In particular, in fcoe_ctlr_vlan_parse(), the function is passed a
"struct fc_rport_priv *rdata" pointer, and then it does

        memset(rdata, 0, sizeof(*rdata) + sizeof(*frport));

and honestly, that should make people go "WTF?". You got passed a
pointer to one type, and then you clear not just that type, but
another entirely unrelated type after it. That's just completely bogus
and wrong.

In fact, what people *are* passing that thing is this:

        struct {
                struct fc_rport_priv rdata;
                struct fcoe_rport frport;
        } buf;

but that doesn't actually make that "memset()" any more correct. It's
still entirely wrong, because it's possible that "struct fcoe_rport"
could have different alignment requirements etc, so maybe there's a
gap between the two structures, and the memset() with just adding the
sizes may be entirely bogus.

Now, in practice I think the code works, but I have to say that in
this case the compiler warning is really quite correct.

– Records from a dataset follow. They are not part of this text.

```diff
@@ -162,6 +179,13 @@
 int dcahip_hidden_stack_bwd(const dcahip_stack_bwd_layer* layers, int n, int B, float n_total, int act,
                             float* dZ0, long ldz0, int rows_per_wg, int first_step, int last_step,
                             void* workspace, long workspace_bytes, void* stream);
+int dcahip_hidden_stack_bwd_ride(const dcahip_stack_bwd_layer* layers, int n, int B, float n_total, int act,
+                                 float* dZ0, long ldz0, int step, void* workspace, long workspace_bytes,
+                                 int hL, int G, long plane, int flags, float* gW, long ldg,
+                                 float* theta_w, float* g_theta, float inv_n,
+                                 void* heads_workspace, long heads_workspace_bytes, const int* tile_order,
+                                 float* w, float* ms, float* ms_theta, const float* lr, float rho, float eps,
+                                 float clip, int slice, int nslices, int rider_workgroups, void* stream);
 
 int dcahip_hidden_stack_step_blocks(int B);
 int dcahip_hidden_stack_fwd_sync(const dcahip_small_layer* layers, int n, int B, float momentum, float eps, int act,
@@ -249,6 +273,11 @@
                         float rho, float eps, float clip, const float* loss, double weight,
                         float* hist, int rows_per_slot, double* acc, long long* cursor, int advance,
                         void* stream);
+int dcahip_rmsprop_clip_skip(float* w, const float* g, float* ms, long n, long skip0_lo, long skip0_hi,
+                             long skip1_lo, long skip1_hi, const float* lr,
+                             float rho, float eps, float clip, const float* loss, double weight,
+                             float* hist, int rows_per_slot, double* acc, long long* cursor, int advance,
+                             void* stream);
 
 #define DCAHIP_OPT_SGD       0
 #define DCAHIP_OPT_RMSPROP   1
```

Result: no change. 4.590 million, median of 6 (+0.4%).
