# amazon-science/siam-mot

Measured on AMD Instinct MI355X. Metric: frame-pairs/sec at 720p, 30 active tracks; EMM xcorr HBM GB/s vs peak, higher is better.
Workload: dtype f32 (towers and correlation: fp16x2 operands on MFMA, fp32 accumulate, fp32-equivalent error); 1 GPU; EMM tracker-head frame pair (EMM.forward + EMM.extract_cache) on DLA-34-FPN 720p FPN maps (net input 704x1280, C=128, 5 levels), 30 tracks, one stream per GPU; hot path only: backbone / RPN / box head / solver are outside the timed region; tracks=30, channels=128, rz=15, rx=30, feature_sets=8, feature_bytes_rotated=307281920

## Files before the change

siam-mot_amd/csrc/sr_xcorr.hip:

```cpp
#include "pool_launch.h"
#include "xcorr_patch2.h"
#include "xcorr_patch1.h"
#include "xcorr_f16x2.h"
#include "knobs.h"
#include <type_traits>

namespace smot {

constexpr int FX_CH = 8;

struct SrOut {
    float* sr;
    float pad, half_e, two_e, min_wh;
    long long* trace;
    int abl;
    const int* n_valid;
    int order;
    float* hint_out;
    const float* hint_in;
    int hint_extra;
    int plan_pad[SMOT_MAX_LEVELS];
    float* plane_max;
};
constexpr int HINT_FLOATS = SMOT_HINT_FLOATS;
constexpr int HINT_BOUNDS = 8, HINT_GEOM = 12, HINT_YTAB = 16, HINT_XTAB = 16 + 256;
constexpr int HINT_BYROI = HINT_XTAB + 256, HINT_STATUS = HINT_BYROI + 6;
static_assert(HINT_BYROI + 8 == HINT_FLOATS && (HINT_FLOATS * 4) % 32 == 0 && HINT_STATUS == SMOT_HINT_STATUS_WORD,
              "hint entry layout");

typedef const __attribute__((address_space(1))) char* gptr_t;
__device__ __forceinline__ float ld_off(gptr_t base, unsigned byte_off) {
    return *reinterpret_cast<const __attribute__((address_space(1))) float*>(base + byte_off);
}
__device__ __forceinline__ gptr_t uniform_base(const float* p) {
    unsigned long long a = reinterpret_cast<unsigned long long>(p);
    asm volatile("" : "+s"(a));
    return reinterpret_cast<gptr_t>(a);
}

#ifdef SMOT_DEBUG
#include "../../measure/csrc/sr_xcorr_gen2.inc"
#endif

typedef int v4i_t __attribute__((ext_vector_type(4)));

typedef int v2i_t __attribute__((ext_vector_type(2)));
template <typename FT>
struct fx_pair {
    typedef int type;
};
template <>
struct fx_pair<float> {
    typedef v2i_t type;
};
template <typename FT>
__device__ __forceinline__ typename fx_pair<FT>::type fx_load2(__amdgpu_buffer_rsrc_t rsrc, unsigned voff, int soff) {
    if constexpr (sizeof(FT) == 4) {
        return __builtin_amdgcn_raw_buffer_load_b64(rsrc, voff, soff, 0);
    } else {
        return __builtin_amdgcn_raw_buffer_load_b32(rsrc, voff, soff, 0);
    }
}
template <typename FT>
__device__ __forceinline__ float fx_pair_elem(typename fx_pair<FT>::type v, int k) {
    if constexpr (sizeof(FT) == 4) {
        return __int_as_float(v[k]);
    } else {
        return k == 0 ? feat_of_pair<FT, 0>((unsigned)v) : feat_of_pair<FT, 1>((unsigned)v);
    }
}
template <typename FT>
__device__ __forceinline__ float fx_load1(__amdgpu_buffer_rsrc_t rsrc, unsigned voff, int soff) {
    if constexpr (sizeof(FT) == 4) {
        return __int_as_float(__builtin_amdgcn_raw_buffer_load_b32(rsrc, voff, soff, 0));
    } else {
        return feat_cvt<FT>((unsigned short)__builtin_amdgcn_raw_buffer_load_b16(rsrc, voff, soff, 0));
    }
}

__device__ __forceinline__ float rl_f(float v, int lane_const) {
    return __int_as_float(__builtin_amdgcn_readlane(__float_as_int(v), lane_const));
}

__device__ __forceinline__ float4 search_region_of(float b0, float b1, float b2, float b3, const SrOut& S) {
    const float bx1 = add_rn(b0, S.pad), by1 = add_rn(b1, S.pad);
    const float bx2 = add_rn(b2, S.pad), by2 = add_rn(b3, S.pad);
    const float bw = add_rn(sub_rn(bx2, bx1), 1.0f), bh = add_rn(sub_rn(by2, by1), 1.0f);
    const float w_ext = max_nan(div_rn(sub_rn(S.min_wh, bw), S.two_e), mul_rn(bw, S.half_e));
    const float h_ext = max_nan(div_rn(sub_rn(S.min_wh, bh), S.two_e), mul_rn(bh, S.half_e));
    return make_float4(sub_rn(bx1, w_ext), sub_rn(by1, h_ext), add_rn(bx2, w_ext), add_rn(by2, h_ext));
}

template <int RXN, int G>
__device__ __forceinline__ void fx_write_hint(const LevelParams& P, const float* __restrict__ boxes, const SrOut& S,
                                              const int* n_valid, float* hint_out, int NT, int x, int wave, int lane) {
    if (NT > 256 || wave >= 2) return;
    const int nv = (n_valid != nullptr) ? min(*n_valid + S.hint_extra, NT) : NT;
    if (x >= nv) return;
    unsigned long long mask[4][3];
    int cnt[3] = {0, 0, 0};
    int cl[4];
#pragma unroll
    for (int p = 0; p < 4; ++p) {
        const int t = lane + 64 * p;
        cl[p] = -1;
        if (64 * p < nv && t < nv) {
            const float4 b4 = *reinterpret_cast<const float4*>(boxes + (size_t)t * 4);
            int lvl = 0;
            if (P.num_levels > 1) lvl = map_level(boxes + (size_t)t * 4, P.k_min, P.k_max);
            float scale = P.scale[0];
#pragma unroll
            for (int l = 1; l < SMOT_MAX_LEVELS; ++l) scale = (lvl == l) ? P.scale[l] : scale;
            const float4 srb = search_region_of(b4.x, b4.y, b4.z, b4.w, S);
            const float ww = (srb.z - srb.x) * scale;
            cl[p] = ww <= 30.0f ? 0 : (ww <= 62.0f ? 1 : 2);
        }
#pragma unroll
        for (int c = 0; c < 3; ++c) {
            mask[p][c] = __ballot(cl[p] == c);
            cnt[c] += __popcll(mask[p][c]);
        }
    }
    const int px = x >> 6, lx = x & 63;
    int cx = 0;
#pragma unroll
    for (int p = 0; p < 4; ++p)
        if (p == px) cx = __builtin_amdgcn_readlane(cl[p], lx);
    int rank = cx == 2 ? 0 : (cx == 1 ? cnt[2] : cnt[2] + cnt[1]);
#pragma unroll
    for (int p = 0; p < 4; ++p) {
        const unsigned long long mk = cx == 2 ? mask[p][2] : (cx == 1 ? mask[p][1] : mask[p][0]);
        if (p < px) rank += __popcll(mk);
        if (p == px) rank += __popcll(mk & ((1ull << lx) - 1ull));
    }
    const float* bx = boxes + (size_t)x * 4;
    const float4 roi = search_region_of(bx[0], bx[1], bx[2], bx[3], S);
    int lvl = 0;
    if (P.num_levels > 1) lvl = map_level(bx, P.k_min, P.k_max);
    lvl = __builtin_amdgcn_readfirstlane(lvl);
    const int H = P.H[lvl], W = P.W[lvl], pad = S.plan_pad[lvl];
    const float scale = P.scale[lvl];
    const float x1 = mul_rn(roi.x, scale), y1 = mul_rn(roi.y, scale);
    const float x2 = mul_rn(roi.z, scale), y2 = mul_rn(roi.w, scale);
    const float bin_h = div_rn(fmaxf(sub_rn(y2, y1), 1.0f), (float)RXN);
    const float bin_w = div_rn(fmaxf(sub_rn(x2, x1), 1.0f), (float)RXN);
    int* ent = reinterpret_cast<int*>(hint_out) + (size_t)rank * HINT_FLOATS;
    int lo = 0, hi = 0;
    float wl = 0.0f, wh = 0.0f;
    if (lane < RXN * G) {
        if (wave == 0) {
            axis_sample(y1, bin_h, G, lane, H, pad, &lo, &hi, &wl, &wh);
        } else {
            axis_sample(x1, bin_w, G, lane, W, pad, &lo, &hi, &wl, &wh);
        }
    }
    int mn = 0x7fffffff, mx = -1;
    const unsigned long long m = __ballot(wl != 0.0f || wh != 0.0f);
    if (m != 0ull) {
        mn = __builtin_amdgcn_readlane((wl != 0.0f) ? lo : hi, __ffsll((long long)m) - 1);
        mx = __builtin_amdgcn_readlane((wh != 0.0f) ? hi : lo, 63 - __clzll((long long)m));
    }
    const int rl = (wl != 0.0f) ? lo : mn, rh = (wh != 0.0f) ? hi : mn;
    int4 e;
    if (wave == 0) {
        e.x = (int)((unsigned)(rl * W) * 4u);
        e.y = (int)((unsigned)(rh * W) * 4u);
    } else {
        e.x = (wl != 0.0f) ? lo - mn : 0;
        e.y = (wh != 0.0f) ? hi - mn : 0;
    }
    e.z = __float_as_int(wl);
    e.w = __float_as_int(wh);
    *reinterpret_cast<int4*>(ent + (wave == 0 ? HINT_YTAB : HINT_XTAB) + 4 * lane) = e;
    if (lane == 0) {
        ent[HINT_BOUNDS + 2 * wave] = mn;
        ent[HINT_BOUNDS + 2 * wave + 1] = mx;
        if (wave == 0) {
            float4* o = reinterpret_cast<float4*>(ent);
            o[0] = roi;
            o[1] = make_float4(__int_as_float(lvl), __int_as_float(x), 0.f, 0.f);
            ent[HINT_GEOM + 0] = pad;
            ent[HINT_GEOM + 1] = H;
            ent[HINT_GEOM + 2] = W;
            ent[HINT_GEOM + 3] = __float_as_int(scale);
            int* rec = reinterpret_cast<int*>(hint_out) + (size_t)x * HINT_FLOATS + HINT_BYROI;
            float4* r4 = reinterpret_cast<float4*>(rec);
            r4[0] = roi;
            rec[4] = lvl;
            rec[5] = nv;
            rec[6] = 0;
            rec[7] = 0;
        }
    }
}

__device__ __forceinline__ void fx_verify_hint(const LevelParams& P, const float* __restrict__ sr,
                                               const float* __restrict__ boxes, const float* hint, int x, int NT, int lane) {
    const int* rec = reinterpret_cast<const int*>(hint) + (size_t)x * HINT_FLOATS + HINT_BYROI;
    int v = 0;
    if (lane < 4) {
        v = __float_as_int(sr[(size_t)x * 4 + lane]);
    } else if (lane < 8) {
        v = __float_as_int(boxes[(size_t)x * 4 + lane - 4]);
    } else if (lane < 14) {
        v = rec[lane - 8];
    }
    const int up = __shfl_up(v, 8);
    float b4[4];
#pragma unroll
    for (int i = 0; i < 4; ++i) b4[i] = __int_as_float(__builtin_amdgcn_readlane(v, 4 + i));
    int lvl = 0;
    if (P.num_levels > 1) lvl = map_level(b4, P.k_min, P.k_max);
    const bool bad = (lane >= 8 && lane < 12 && up != v) || (lane == 12 && v != lvl) || (lane == 13 && v != NT);
    if (__ballot(bad) != 0ull && lane == 0)
        atomicOr(reinterpret_cast<int*>(const_cast<float*>(hint)) + HINT_STATUS, 1);
}
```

The code is
wrong, even if it might happen to work.

That "combined struct of two types" needs to be made into a type of
its own, and people need to use that.

I started doing that, but it turns out this mis-feature is deeply
embedded in that file, and also exposed indirectly in the whole
"struct fc_rport_operations", which uses a "event_callback" function
pointer that has the bogus type.

End result: I don't know how to fix it, but the compiler is right.
This code is wrong, and it needs to be fixed. Maybe "struct
fc_rport_priv" could just be made to include that "struct fcoe_rport"
as part of it? Maybe the event_callback() can be typed differently.
But passing around a "struct fc_rport_priv" pointer that is actually
*not* a pointer to just that thing, but must be a pointer to the
combined data, is wrong. Something like

 struct fc_rport_combined_data {
        struct fc_rport_priv rdata;
        struct fcoe_rport frport;
 };

may be needed, and then you pass a pointer to that. But it expands
quite quickly because this seems to be common.

Related to this thing, the whole

   static inline struct fcoe_rport *fcoe_ctlr_rport(struct fc_rport_priv *rdata)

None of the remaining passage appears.